[Stored data entries]
● ● ●

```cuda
static int step_common(wn_handle* h, const float* frames_dev, const float* cond_dev, int B, int T, int n_replicas, float* loss_dev, void* stream, bool train) {
  RET(check_bt(h, B, T));
  if (!h->cfg.has_head || !h->cfg.has_input_conv) { set_err("train/test step needs a full model handle"); return WN_ERR_STATE; }
  if (h->cfg.conditioning && !cond_dev) { set_err("Conditioning must be provided."); return WN_ERR_VALUE; }
  if (n_replicas < 1 || !frames_dev || !loss_dev) { set_err("bad step arguments"); return WN_ERR_VALUE; }
  if (train && h->cfg.dropout >= 1.f) { set_err("dropout must be < 1 for training"); return WN_ERR_VALUE; }
  CK(cudaSetDevice(h->cfg.device));
  cudaStream_t st = (cudaStream_t)stream;
  auto run = [&](cudaStream_t s) -> int {
    h->launches = 0;
    return h->cfg.precision == WN_BF16 ? step_entry<bf16>(h, frames_dev, cond_dev, B, T, n_replicas, loss_dev, s, train)
                                       : step_entry<float>(h, frames_dev, cond_dev, B, T, n_replicas, loss_dev, s, train);
  };
  if (h->use_graphs && h->prof_tag == 0) {
    wn_handle::StepGraph* sg = nullptr;
    for (auto& g : h->graphs)
      if (g.frames == frames_dev && g.cond == cond_dev && g.B == B && g.T == T && g.nrep == n_replicas && g.loss == loss_dev && g.train == train) { sg = &g; break; }
    if (!sg) {
      if (h->graphs.size() >= 8) { for (auto& g : h->graphs) if (g.exec) cudaGraphExecDestroy(g.exec); h->graphs.clear(); }
      h->graphs.push_back({frames_dev, cond_dev, B, T, n_replicas, loss_dev, train, 0, 0, nullptr});
      sg = &h->graphs.back();
    }
    const bool legacy = st == nullptr || st == cudaStreamLegacy;
    cudaStream_t gs = legacy ? h->own_stream : st;
    if (sg->seen >= 1 && !sg->exec) {
      cudaGraph_t graph = nullptr;
      if (cudaStreamBeginCapture(gs, cudaStreamCaptureModeThreadLocal) == cudaSuccess) {
        int r = run(gs);
// ... 5 lines not shown
          h->use_graphs = 0;
          cudaGetLastError();
        }
        if (graph) cudaGraphDestroy(graph);
      } else {
        h->use_graphs = 0;
        cudaGetLastError();
      }
    }
    if (sg->exec) {
      if (legacy) { CK(cudaEventRecord(h->ev_in, st)); CK(cudaStreamWaitEvent(gs, h->ev_in, 0)); }
      CK(cudaGraphLaunch(sg->exec, gs));
      if (legacy) { CK(cudaEventRecord(h->ev_out, gs)); CK(cudaStreamWaitEvent(st, h->ev_out, 0)); }
      h->launches = sg->launches;
      h->lastB = B; h->lastT = T;
      return WN_OK;
    }
    sg->seen++;
  }
  RET(run(st));
  CK(cudaGetLastError());
  h->lastB = B; h->lastT = T;
  return WN_OK;
}

extern "C" int wn_train_step(wn_handle* h, const float* frames_dev, const float* cond_dev, int B, int T, int n_replicas, float* loss_dev, void* stream) {
  return step_common(h, frames_dev, cond_dev, B, T, n_replicas, loss_dev, stream, true);
}
extern "C" int wn_test_step(wn_handle* h, const float* frames_dev, const float* cond_dev, int B, int T, int n_replicas, float* loss_dev, void* stream) {
  return step_common(h, frames_dev, cond_dev, B, T, n_replicas, loss_dev, stream, false);
}

extern "C" int wn_train_step_host(wn_handle* h, const float* frames_host, const float* cond_host, int B, int T, int n_replicas, float* loss_host) {
  RET(check_bt(h, B, T));
  if (!frames_host || !loss_host) { set_err("bad step arguments"); return WN_ERR_VALUE; }
  CK(cudaSetDevice(h->cfg.device));
  cudaStream_t st = h->own_stream;
// ... 126 lines not shown
  const size_t rows_cap = (size_t)h->maxB * h->maxT;
  const bool bf = h->cfg.precision == WN_BF16;
  const size_t es = bf ? 2 : 4;
  const std::string n(name);
  const void* src = nullptr; int width = 0, ld = 0; bool f32 = false;
  const bool lok = index >= 0 && index < h->L;
  if (n == "h0") { src = h->h0; width = ld = h->R; }
  else if (n == "z" && lok) { src = h->zbuf[index]; width = ld = 2 * h->D; }
  else if (n == "g" && lok) { src = (const char*)h->G_all + (size_t)index * rows_cap * h->D * es; width = ld = h->D; }
  else if (n == "xout" && lok) { src = h->xout[index]; width = ld = h->R; }
  else if (n == "skipsum") { src = h->skipsum; width = ld = h->Sp; }
  else if (n == "hact" && index >= 0 && index < (int)h->hact.size()) { src = h->hact[index]; width = ld = h->head[index].cout; }
  else if (n == "act" && index >= 0 && index / 16 < h->L && index % 16 < (int)h->acts[index / 16].size()) {
    src = h->acts[index / 16][index % 16]; width = ld = h->D;
  }
  else if (n == "logits") { src = h->logits; width = h->Cout; ld = h->ldl; f32 = true; }
  else if (n == "dlogits") { src = h->dlogits; width = h->Cout; ld = h->ldd; }
  else if (n == "dskip") { src = h->dskip; width = ld = h->Sp; }
  else if (n == "dz" && lok && h->dz_all) { src = (const char*)h->dz_all + (size_t)index * rows_cap * 2 * h->D * es; width = ld = 2 * h->D; }
  else if (n == "dx" && lok && h->dx_all) { src = (const char*)h->dx_all + (size_t)index * rows_cap * h->R * es; width = ld = h->R; }
  if (!src || rows < 1) { set_err("debug_tensor: no tensor '%s'[%d] in this handle / step", name, index); return WN_ERR_STATE; }
  if ((long long)capacity < rows * width) { set_err("debug_tensor: capacity %lld < %lld", (long long)capacity, rows * width); return WN_ERR_VALUE; }
  const size_t e2 = f32 ? 4 : es;
  std::vector<char> tmp((size_t)rows * ld * e2);
  CK(cudaMemcpy(tmp.data(), src, tmp.size(), cudaMemcpyDeviceToHost));
  for (long long r = 0; r < rows; ++r)
    for (int c = 0; c < width; ++c) {
      const char* p = tmp.data() + ((size_t)r * ld + c) * e2;
      float v;
      if (e2 == 4) memcpy(&v, p, 4);
      else { uint16_t u; memcpy(&u, p, 2); uint32_t w = (uint32_t)u << 16; memcpy(&v, &w, 4); }
// ... 139 lines not shown
```

### wavenets_b200/model.py

```python
from __future__ import annotations

import ctypes as C
import math
import warnings
from typing import Optional

import numpy as np
import torch

from . import _lib
from ._engine import Handle, as_dev
from .layers import WaveNetLayer
from .metrics import Mean
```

● ● ●

EXERCISE DESCRIPTION >>
Give back each record exactly, from the first line through the last.

RESPONSE TO THE EXERCISE >>
```cuda
static int step_common(wn_handle* h, const float* frames_dev, const float* cond_dev, int B, int T, int n_replicas, float* loss_dev, void* stream, bool train) {
  RET(check_bt(h, B, T));
  if (!h->cfg.has_head || !h->cfg.has_input_conv) { set_err("train/test step needs a full model handle"); return WN_ERR_STATE; }
  if (h->cfg.conditioning && !cond_dev) { set_err("Conditioning must be provided."); return WN_ERR_VALUE; }
  if (n_replicas < 1 || !frames_dev || !loss_dev) { set_err("bad step arguments"); return WN_ERR_VALUE; }
  if (train && h->cfg.dropout >= 1.f) { set_err("dropout must be < 1 for training"); return WN_ERR_VALUE; }
  CK(cudaSetDevice(h->cfg.device));
  cudaStream_t st = (cudaStream_t)stream;
  auto run = [&](cudaStream_t s) -> int {
    h->launches = 0;
    return h->cfg.precision == WN_BF16 ? step_entry<bf16>(h, frames_dev, cond_dev, B, T, n_replicas, loss_dev, s, train)
                                       : step_entry<float>(h, frames_dev, cond_dev, B, T, n_replicas, loss_dev, s, train);
  };
  if (h->use_graphs && h->prof_tag == 0) {
    wn_handle::StepGraph* sg = nullptr;
    for (auto& g : h->graphs)
      if (g.frames == frames_dev && g.cond == cond_dev && g.B == B && g.T == T && g.nrep == n_replicas && g.loss == loss_dev && g.train == train) { sg = &g; break; }
    if (!sg) {
      if (h->graphs.size() >= 8) { for (auto& g : h->graphs) if (g.exec) cudaGraphExecDestroy(g.exec); h->graphs.clear(); }
      h->graphs.push_back({frames_dev, cond_dev, B, T, n_replicas, loss_dev, train, 0, 0, nullptr});
      sg = &h->graphs.back();
    }
    const bool legacy = st == nullptr || st == cudaStreamLegacy;
    cudaStream_t gs = legacy ? h->own_stream : st;
    if (sg->seen >= 1 && !sg->exec) {
      cudaGraph_t graph = nullptr;
      if (cudaStreamBeginCapture(gs, cudaStreamCaptureModeThreadLocal) == cudaSuccess) {
        int r = run(gs);
// ... 5 lines not shown
          h->use_graphs = 0;
          cudaGetLastError();
        }
        if (graph) cudaGraphDestroy(graph);
      } else {
        h->use_graphs = 0;
        cudaGetLastError();
      }
    }
    if (sg->exec) {
      if (legacy) { CK(cudaEventRecord(h->ev_in, st)); CK(cudaStreamWaitEvent(gs, h->ev_in, 0)); }
      CK(cudaGraphLaunch(sg->exec, gs));
      if (legacy) { CK(cudaEventRecord(h->ev_out, gs)); CK(cudaStreamWaitEvent(st, h->ev_out, 0)); }
      h->launches = sg->launches;
      h->lastB = B; h->lastT = T;
      return WN_OK;
    }
    sg->seen++;
  }
  RET(run(st));
  CK(cudaGetLastError());
  h->lastB = B; h->lastT = T;
  return WN_OK;
}

extern "C" int wn_train_step(wn_handle* h, const float* frames_dev, const float* cond_dev, int B, int T, int n_replicas, float* loss_dev, void* stream) {
  return step_common(h, frames_dev, cond_dev, B, T, n_replicas, loss_dev, stream, true);
}
extern "C" int wn_test_step(wn_handle* h, const float* frames_dev, const float* cond_dev, int B, int T, int n_replicas, float* loss_dev, void* stream) {
  return step_common(h, frames_dev, cond_dev, B, T, n_replicas, loss_dev, stream, false);
}

extern "C" int wn_train_step_host(wn_handle* h, const float* frames_host, const float* cond_host, int B, int T, int n_replicas, float* loss_host) {
  RET(check_bt(h, B, T));
  if (!frames_host || !loss_host) { set_err("bad step arguments"); return WN_ERR_VALUE; }
  CK(cudaSetDevice(h->cfg.device));
  cudaStream_t st = h->own_stream;
// ... 126 lines not shown
  const size_t rows_cap = (size_t)h->maxB * h->maxT;
  const bool bf = h->cfg.precision == WN_BF16;
  const size_t es = bf ? 2 : 4;
  const std::string n(name);
  const void* src = nullptr; int width = 0, ld = 0; bool f32 = false;
  const bool lok = index >= 0 && index < h->L;
  if (n == "h0") { src = h->h0; width = ld = h->R; }
  else if (n == "z" && lok) { src = h->zbuf[index]; width = ld = 2 * h->D; }
  else if (n == "g" && lok) { src = (const char*)h->G_all + (size_t)index * rows_cap * h->D * es; width = ld = h->D; }
  else if (n == "xout" && lok) { src = h->xout[index]; width = ld = h->R; }
  else if (n == "skipsum") { src = h->skipsum; width = ld = h->Sp; }
  else if (n == "hact" && index >= 0 && index < (int)h->hact.size()) { src = h->hact[index]; width = ld = h->head[index].cout; }
  else if (n == "act" && index >= 0 && index / 16 < h->L && index % 16 < (int)h->acts[index / 16].size()) {
    src = h->acts[index / 16][index % 16]; width = ld = h->D;
  }
  else if (n == "logits") { src = h->logits; width = h->Cout; ld = h->ldl; f32 = true; }
  else if (n == "dlogits") { src = h->dlogits; width = h->Cout; ld = h->ldd; }
  else if (n == "dskip") { src = h->dskip; width = ld = h->Sp; }
  else if (n == "dz" && lok && h->dz_all) { src = (const char*)h->dz_all + (size_t)index * rows_cap * 2 * h->D * es; width = ld = 2 * h->D; }
  else if (n == "dx" && lok && h->dx_all) { src = (const char*)h->dx_all + (size_t)index * rows_cap * h->R * es; width = ld = h->R; }
  if (!src || rows < 1) { set_err("debug_tensor: no tensor '%s'[%d] in this handle / step", name, index); return WN_ERR_STATE; }
  if ((long long)capacity < rows * width) { set_err("debug_tensor: capacity %lld < %lld", (long long)capacity, rows * width); return WN_ERR_VALUE; }
  const size_t e2 = f32 ? 4 : es;
  std::vector<char> tmp((size_t)rows * ld * e2);
  CK(cudaMemcpy(tmp.data(), src, tmp.size(), cudaMemcpyDeviceToHost));
  for (long long r = 0; r < rows; ++r)
    for (int c = 0; c < width; ++c) {
      const char* p = tmp.data() + ((size_t)r * ld + c) * e2;
      float v;
      if (e2 == 4) memcpy(&v, p, 4);
      else { uint16_t u; memcpy(&u, p, 2); uint32_t w = (uint32_t)u << 16; memcpy(&v, &w, 4); }
// ... 139 lines not shown
```

### wavenets_b200/model.py

```python
from __future__ import annotations

import ctypes as C
import math
import warnings
from typing import Optional

import numpy as np
import torch

from . import _lib
from ._engine import Handle, as_dev
from .layers import WaveNetLayer
from .metrics import Mean
```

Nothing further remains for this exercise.